Your task >> Write out exactly the first lines of the listing, ending on the line that contains "Workload: dtype bf16;".

Supplied records >>

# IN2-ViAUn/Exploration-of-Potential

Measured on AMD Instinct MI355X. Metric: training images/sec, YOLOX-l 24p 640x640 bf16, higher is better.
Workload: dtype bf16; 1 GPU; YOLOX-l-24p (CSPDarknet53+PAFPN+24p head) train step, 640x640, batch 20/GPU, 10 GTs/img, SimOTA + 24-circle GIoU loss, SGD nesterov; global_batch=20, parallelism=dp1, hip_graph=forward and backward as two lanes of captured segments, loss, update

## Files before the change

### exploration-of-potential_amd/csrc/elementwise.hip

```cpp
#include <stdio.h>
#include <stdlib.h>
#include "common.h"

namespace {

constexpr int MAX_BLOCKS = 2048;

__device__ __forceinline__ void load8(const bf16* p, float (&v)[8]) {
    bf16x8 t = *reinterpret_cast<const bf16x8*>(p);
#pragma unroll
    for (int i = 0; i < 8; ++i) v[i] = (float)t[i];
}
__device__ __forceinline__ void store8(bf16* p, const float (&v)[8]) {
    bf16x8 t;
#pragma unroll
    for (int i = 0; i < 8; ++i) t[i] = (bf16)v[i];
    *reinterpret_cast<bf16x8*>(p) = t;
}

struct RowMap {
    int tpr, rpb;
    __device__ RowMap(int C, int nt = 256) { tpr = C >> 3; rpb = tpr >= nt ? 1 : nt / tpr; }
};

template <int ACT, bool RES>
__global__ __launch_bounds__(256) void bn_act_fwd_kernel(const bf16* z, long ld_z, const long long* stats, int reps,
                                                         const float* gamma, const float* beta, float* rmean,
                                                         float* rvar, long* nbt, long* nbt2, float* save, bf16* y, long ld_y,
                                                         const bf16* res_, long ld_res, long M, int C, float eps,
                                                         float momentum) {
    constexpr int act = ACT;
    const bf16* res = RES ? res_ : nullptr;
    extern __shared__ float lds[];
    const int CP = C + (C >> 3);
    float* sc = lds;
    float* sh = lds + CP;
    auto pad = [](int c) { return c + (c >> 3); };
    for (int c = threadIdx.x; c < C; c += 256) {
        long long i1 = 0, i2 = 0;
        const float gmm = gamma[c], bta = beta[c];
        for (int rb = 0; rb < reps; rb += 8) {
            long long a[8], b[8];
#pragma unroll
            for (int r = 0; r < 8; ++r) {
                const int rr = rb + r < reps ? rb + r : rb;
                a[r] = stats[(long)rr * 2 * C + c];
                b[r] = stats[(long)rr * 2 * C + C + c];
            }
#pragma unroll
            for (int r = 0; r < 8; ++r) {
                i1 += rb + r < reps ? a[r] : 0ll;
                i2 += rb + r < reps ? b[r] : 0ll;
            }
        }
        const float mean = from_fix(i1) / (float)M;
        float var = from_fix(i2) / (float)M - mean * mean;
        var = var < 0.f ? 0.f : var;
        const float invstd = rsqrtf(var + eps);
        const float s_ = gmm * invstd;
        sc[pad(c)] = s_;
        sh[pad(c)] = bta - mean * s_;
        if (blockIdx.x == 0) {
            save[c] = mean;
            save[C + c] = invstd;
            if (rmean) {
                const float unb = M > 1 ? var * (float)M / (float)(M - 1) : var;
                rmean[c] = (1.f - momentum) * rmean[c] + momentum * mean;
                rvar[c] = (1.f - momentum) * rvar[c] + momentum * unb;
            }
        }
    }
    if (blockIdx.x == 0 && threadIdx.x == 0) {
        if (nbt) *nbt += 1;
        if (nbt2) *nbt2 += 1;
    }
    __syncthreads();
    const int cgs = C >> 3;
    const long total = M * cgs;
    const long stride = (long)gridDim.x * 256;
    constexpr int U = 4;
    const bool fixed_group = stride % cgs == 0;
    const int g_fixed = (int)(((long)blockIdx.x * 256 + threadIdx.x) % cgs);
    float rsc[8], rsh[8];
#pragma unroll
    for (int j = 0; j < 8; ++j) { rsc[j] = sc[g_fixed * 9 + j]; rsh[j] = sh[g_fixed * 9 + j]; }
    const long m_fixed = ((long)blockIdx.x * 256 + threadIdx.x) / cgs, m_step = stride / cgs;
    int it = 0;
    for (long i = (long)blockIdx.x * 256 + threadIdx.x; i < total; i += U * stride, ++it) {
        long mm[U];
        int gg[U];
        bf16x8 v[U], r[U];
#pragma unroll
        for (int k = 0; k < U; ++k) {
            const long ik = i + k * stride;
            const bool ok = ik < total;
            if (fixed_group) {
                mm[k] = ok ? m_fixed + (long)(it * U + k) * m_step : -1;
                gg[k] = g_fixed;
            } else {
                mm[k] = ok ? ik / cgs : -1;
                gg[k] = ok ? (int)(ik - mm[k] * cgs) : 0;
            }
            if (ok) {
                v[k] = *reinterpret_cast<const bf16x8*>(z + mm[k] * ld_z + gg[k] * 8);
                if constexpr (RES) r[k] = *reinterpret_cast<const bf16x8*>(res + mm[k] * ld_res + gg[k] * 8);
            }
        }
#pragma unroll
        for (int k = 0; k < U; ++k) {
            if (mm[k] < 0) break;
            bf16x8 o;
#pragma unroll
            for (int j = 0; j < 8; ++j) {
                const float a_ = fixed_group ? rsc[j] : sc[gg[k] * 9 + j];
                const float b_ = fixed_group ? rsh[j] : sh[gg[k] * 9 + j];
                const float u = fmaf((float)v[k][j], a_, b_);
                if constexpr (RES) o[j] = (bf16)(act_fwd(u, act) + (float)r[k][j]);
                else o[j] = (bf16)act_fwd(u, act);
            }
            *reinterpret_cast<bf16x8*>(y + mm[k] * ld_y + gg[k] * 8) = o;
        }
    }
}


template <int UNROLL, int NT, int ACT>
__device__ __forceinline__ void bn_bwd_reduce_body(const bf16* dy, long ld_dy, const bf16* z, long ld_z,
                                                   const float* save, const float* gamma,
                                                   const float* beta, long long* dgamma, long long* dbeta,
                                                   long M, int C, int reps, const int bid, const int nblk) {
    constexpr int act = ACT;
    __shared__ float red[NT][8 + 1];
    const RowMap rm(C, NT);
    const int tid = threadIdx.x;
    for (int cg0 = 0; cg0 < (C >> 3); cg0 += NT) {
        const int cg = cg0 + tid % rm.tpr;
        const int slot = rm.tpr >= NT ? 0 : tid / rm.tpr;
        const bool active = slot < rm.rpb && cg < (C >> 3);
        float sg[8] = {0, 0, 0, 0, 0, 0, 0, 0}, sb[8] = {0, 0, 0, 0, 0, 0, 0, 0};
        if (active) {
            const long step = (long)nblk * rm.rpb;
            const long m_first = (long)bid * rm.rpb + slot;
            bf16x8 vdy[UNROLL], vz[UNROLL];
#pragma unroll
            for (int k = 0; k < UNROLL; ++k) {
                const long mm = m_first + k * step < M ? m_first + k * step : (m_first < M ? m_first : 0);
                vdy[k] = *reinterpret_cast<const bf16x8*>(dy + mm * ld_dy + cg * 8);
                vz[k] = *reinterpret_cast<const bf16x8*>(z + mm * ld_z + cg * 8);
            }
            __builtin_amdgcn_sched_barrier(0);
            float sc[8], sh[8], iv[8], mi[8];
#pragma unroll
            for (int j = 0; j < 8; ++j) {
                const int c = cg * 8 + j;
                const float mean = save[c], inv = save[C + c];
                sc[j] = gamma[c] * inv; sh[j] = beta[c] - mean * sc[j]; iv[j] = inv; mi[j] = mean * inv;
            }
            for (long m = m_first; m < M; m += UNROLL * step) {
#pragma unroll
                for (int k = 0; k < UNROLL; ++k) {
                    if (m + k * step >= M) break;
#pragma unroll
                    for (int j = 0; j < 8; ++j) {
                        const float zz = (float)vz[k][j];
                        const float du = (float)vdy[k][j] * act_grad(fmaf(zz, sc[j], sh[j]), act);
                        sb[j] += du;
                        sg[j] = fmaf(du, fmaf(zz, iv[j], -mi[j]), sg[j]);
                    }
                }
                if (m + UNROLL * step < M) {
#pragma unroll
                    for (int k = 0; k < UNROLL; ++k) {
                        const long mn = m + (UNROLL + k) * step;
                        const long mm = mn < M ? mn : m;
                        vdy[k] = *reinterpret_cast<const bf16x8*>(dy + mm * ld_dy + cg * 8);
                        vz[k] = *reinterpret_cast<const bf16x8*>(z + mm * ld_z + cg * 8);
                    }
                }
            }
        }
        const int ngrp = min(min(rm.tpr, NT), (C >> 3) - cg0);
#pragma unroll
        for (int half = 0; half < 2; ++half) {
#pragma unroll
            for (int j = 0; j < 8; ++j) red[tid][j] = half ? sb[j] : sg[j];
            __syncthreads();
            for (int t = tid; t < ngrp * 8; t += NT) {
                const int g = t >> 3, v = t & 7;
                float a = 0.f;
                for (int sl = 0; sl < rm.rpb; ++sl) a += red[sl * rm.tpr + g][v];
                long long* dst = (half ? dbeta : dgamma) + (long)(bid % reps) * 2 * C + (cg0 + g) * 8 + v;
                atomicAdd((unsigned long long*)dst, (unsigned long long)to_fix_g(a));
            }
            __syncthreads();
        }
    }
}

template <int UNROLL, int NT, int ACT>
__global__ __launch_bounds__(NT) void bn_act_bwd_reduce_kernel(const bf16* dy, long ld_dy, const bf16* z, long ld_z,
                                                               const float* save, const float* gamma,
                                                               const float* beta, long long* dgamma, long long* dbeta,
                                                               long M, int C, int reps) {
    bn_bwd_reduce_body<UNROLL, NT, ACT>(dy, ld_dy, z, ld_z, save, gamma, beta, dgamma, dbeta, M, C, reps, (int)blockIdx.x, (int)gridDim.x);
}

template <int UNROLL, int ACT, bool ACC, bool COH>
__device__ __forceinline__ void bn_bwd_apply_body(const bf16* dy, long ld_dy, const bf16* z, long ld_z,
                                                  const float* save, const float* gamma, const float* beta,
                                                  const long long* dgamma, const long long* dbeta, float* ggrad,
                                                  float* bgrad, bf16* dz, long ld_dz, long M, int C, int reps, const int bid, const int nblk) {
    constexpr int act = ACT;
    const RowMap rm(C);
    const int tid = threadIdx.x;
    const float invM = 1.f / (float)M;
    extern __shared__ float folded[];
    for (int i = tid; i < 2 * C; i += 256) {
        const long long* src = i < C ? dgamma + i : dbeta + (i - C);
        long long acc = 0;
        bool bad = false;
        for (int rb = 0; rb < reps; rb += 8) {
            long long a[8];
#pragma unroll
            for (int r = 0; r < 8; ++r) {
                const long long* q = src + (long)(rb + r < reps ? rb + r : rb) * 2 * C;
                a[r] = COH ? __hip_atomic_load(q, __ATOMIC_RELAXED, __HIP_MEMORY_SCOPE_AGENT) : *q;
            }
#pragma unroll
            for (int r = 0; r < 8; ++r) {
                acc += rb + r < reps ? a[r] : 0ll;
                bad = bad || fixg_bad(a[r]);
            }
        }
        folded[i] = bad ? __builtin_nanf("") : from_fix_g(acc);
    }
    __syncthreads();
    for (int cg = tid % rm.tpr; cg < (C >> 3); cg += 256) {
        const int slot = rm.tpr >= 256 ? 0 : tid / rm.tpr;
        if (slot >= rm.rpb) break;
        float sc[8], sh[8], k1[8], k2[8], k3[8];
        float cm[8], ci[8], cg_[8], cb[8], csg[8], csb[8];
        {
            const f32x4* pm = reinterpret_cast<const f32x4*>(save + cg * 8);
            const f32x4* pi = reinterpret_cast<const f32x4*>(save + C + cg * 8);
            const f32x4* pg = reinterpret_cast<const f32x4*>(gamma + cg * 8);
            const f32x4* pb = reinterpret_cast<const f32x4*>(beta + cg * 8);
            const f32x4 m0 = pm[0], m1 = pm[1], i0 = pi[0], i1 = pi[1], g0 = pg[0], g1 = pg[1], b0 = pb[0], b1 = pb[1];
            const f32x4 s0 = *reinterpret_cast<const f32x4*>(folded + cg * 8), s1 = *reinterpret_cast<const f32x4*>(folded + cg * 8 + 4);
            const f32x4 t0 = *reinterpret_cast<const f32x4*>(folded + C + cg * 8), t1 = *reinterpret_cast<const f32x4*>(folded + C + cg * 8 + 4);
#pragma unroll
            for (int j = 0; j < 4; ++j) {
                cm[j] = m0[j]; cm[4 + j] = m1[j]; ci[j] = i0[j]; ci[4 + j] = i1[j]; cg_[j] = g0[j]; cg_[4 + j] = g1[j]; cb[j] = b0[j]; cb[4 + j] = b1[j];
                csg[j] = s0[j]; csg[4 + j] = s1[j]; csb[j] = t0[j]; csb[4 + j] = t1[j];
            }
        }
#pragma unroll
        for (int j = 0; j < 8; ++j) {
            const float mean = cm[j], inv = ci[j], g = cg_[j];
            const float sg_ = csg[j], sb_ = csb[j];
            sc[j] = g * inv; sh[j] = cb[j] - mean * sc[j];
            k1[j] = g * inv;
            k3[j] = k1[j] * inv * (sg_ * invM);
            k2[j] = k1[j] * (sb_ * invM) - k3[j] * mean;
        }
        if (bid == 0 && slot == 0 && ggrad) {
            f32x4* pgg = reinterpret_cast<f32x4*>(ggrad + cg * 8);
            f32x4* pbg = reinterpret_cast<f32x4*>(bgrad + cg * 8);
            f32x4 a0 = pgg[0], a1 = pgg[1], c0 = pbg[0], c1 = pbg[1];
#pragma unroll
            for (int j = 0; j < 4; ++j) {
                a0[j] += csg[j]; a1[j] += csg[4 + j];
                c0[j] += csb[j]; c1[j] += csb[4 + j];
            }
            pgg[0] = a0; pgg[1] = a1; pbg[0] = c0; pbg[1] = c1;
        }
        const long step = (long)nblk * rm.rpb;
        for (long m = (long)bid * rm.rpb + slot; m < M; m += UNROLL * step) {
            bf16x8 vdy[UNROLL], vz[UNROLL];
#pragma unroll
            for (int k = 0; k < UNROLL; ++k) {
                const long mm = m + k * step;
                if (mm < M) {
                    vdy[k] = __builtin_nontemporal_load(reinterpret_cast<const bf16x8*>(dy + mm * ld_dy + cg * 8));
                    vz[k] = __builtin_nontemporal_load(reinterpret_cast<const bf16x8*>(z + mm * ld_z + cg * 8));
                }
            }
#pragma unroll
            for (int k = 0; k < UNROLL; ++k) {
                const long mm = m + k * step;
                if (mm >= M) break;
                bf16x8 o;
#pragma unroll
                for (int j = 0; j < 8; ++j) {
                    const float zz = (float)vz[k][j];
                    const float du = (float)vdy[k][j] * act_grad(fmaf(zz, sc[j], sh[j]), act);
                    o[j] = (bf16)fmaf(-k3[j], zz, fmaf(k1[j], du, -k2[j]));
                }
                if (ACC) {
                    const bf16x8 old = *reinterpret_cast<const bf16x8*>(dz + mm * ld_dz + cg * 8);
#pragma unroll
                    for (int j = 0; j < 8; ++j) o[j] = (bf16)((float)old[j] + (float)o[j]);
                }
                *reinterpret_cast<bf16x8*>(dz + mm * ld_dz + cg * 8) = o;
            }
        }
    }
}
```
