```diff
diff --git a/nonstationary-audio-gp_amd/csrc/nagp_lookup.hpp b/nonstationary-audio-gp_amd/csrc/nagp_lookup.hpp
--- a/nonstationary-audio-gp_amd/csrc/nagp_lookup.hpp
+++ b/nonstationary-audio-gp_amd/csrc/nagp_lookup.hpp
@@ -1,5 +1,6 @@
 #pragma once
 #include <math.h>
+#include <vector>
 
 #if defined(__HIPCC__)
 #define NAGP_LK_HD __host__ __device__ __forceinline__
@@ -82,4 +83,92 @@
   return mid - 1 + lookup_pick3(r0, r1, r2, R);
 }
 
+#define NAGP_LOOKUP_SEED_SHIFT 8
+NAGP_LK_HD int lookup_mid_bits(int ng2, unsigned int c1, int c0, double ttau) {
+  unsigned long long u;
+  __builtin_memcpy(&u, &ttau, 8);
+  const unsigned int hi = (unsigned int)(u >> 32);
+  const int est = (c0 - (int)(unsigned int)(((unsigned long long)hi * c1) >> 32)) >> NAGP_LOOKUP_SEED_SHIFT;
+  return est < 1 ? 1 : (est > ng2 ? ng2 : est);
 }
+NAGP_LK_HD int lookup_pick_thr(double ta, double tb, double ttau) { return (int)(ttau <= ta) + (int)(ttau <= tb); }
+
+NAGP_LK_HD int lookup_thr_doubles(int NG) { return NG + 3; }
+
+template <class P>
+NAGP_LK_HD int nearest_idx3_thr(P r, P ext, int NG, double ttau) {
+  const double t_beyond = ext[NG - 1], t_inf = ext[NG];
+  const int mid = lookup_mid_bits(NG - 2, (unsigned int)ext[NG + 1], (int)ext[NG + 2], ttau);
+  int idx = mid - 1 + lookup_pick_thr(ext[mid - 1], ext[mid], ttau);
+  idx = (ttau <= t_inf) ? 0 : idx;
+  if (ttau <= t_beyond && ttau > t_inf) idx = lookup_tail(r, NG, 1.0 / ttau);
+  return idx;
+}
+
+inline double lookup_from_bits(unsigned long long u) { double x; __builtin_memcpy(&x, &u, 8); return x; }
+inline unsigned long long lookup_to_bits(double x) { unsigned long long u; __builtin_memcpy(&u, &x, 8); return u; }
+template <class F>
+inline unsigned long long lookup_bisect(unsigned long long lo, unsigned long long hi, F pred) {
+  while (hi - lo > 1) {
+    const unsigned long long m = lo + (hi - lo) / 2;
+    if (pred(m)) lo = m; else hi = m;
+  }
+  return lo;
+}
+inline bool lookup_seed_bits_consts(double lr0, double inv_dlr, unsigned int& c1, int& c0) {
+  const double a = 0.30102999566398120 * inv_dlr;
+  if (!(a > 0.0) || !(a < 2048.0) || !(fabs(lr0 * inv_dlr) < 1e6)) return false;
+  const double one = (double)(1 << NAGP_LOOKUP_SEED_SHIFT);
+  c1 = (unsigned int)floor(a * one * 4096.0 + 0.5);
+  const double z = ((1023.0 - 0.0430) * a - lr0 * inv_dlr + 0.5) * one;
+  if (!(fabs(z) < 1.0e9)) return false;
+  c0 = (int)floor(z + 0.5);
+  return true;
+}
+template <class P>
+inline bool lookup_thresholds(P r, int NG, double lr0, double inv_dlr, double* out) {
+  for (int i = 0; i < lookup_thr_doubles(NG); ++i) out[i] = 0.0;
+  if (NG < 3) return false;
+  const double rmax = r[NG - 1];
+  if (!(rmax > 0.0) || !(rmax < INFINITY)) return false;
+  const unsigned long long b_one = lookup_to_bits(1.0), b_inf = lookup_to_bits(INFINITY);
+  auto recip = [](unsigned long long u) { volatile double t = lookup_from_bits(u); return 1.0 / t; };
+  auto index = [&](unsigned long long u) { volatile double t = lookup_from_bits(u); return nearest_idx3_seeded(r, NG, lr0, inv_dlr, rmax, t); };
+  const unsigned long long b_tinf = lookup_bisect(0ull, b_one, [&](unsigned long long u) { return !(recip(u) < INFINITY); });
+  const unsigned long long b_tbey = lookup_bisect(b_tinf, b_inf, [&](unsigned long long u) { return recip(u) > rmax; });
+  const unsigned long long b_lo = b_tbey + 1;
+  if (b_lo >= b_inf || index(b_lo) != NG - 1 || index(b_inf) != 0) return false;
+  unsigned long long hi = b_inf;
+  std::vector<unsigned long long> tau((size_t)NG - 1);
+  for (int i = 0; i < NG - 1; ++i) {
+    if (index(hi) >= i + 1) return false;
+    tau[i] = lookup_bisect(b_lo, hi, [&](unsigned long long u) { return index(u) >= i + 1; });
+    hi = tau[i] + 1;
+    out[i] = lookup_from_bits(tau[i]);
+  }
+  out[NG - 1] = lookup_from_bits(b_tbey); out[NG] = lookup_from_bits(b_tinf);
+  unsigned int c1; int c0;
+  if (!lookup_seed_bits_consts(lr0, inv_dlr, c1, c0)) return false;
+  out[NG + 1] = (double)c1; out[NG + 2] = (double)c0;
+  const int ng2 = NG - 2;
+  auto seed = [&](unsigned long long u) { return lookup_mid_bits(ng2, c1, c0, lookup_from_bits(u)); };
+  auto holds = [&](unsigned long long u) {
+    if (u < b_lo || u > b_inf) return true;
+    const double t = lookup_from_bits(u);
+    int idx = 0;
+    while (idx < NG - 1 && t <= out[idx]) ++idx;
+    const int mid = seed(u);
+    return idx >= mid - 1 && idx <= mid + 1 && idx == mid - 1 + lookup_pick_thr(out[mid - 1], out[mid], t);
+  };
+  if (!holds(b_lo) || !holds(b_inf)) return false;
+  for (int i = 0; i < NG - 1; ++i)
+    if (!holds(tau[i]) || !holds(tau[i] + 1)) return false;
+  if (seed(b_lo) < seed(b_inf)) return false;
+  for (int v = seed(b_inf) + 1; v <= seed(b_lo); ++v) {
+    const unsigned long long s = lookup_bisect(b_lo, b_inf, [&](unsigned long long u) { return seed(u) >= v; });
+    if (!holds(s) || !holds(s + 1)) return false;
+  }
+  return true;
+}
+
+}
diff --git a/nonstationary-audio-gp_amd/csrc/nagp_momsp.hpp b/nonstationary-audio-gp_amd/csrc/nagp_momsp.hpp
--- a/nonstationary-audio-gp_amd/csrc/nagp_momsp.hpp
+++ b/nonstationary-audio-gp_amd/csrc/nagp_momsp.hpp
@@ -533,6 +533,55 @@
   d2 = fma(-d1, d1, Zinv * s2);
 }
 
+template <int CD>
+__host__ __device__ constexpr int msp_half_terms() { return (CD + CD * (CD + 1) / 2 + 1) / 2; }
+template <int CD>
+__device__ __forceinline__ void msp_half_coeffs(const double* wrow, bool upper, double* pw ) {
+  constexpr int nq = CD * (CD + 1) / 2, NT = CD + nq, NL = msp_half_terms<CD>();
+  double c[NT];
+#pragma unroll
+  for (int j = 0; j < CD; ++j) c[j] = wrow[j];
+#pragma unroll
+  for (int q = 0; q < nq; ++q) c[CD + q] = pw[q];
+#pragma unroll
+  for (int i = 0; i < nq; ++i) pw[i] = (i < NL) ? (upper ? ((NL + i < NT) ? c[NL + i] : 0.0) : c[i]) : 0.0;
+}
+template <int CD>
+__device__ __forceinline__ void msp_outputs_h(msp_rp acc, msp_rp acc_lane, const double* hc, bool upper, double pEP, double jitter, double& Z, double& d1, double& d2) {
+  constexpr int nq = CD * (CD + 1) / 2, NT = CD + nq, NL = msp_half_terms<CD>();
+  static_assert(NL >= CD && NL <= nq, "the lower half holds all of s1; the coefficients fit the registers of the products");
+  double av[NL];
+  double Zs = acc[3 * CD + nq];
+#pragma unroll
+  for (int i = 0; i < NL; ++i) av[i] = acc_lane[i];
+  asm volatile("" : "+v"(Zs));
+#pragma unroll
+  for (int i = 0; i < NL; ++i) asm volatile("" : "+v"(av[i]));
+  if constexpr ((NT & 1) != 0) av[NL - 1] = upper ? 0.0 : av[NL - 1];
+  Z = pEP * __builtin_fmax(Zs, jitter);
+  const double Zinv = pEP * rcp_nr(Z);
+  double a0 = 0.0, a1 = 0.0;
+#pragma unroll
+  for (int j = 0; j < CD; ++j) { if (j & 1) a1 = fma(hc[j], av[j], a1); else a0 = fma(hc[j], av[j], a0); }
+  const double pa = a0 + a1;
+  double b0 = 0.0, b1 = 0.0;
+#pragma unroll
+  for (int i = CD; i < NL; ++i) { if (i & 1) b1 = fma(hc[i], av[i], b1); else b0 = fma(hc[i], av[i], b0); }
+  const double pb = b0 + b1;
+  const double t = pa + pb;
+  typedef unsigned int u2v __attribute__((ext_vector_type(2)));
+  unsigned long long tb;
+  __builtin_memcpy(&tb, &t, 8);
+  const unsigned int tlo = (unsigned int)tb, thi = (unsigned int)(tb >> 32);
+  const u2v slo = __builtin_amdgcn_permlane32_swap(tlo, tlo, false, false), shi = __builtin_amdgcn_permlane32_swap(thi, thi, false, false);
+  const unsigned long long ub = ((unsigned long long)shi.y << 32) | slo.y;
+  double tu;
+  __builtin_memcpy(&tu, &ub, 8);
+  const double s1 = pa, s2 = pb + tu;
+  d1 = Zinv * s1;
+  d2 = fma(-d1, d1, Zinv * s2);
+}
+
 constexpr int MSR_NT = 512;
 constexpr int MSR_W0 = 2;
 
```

Exercise response >>
# IN2-ViAUn/Exploration-of-Potential

Measured on AMD Instinct MI355X. Metric: training images/sec, YOLOX-l 24p 640x640 bf16, higher is better.
Workload: dtype bf16; 1 GPU; YOLOX-l-24p (CSPDarknet53+PAFPN+24p head) train step, 640x640, batch 20/GPU, 10 GTs/img, SimOTA + 24-circle GIoU loss, SGD nesterov; global_batch=20, parallelism=dp1, hip_graph=forward and backward as two lanes of captured segments, loss, update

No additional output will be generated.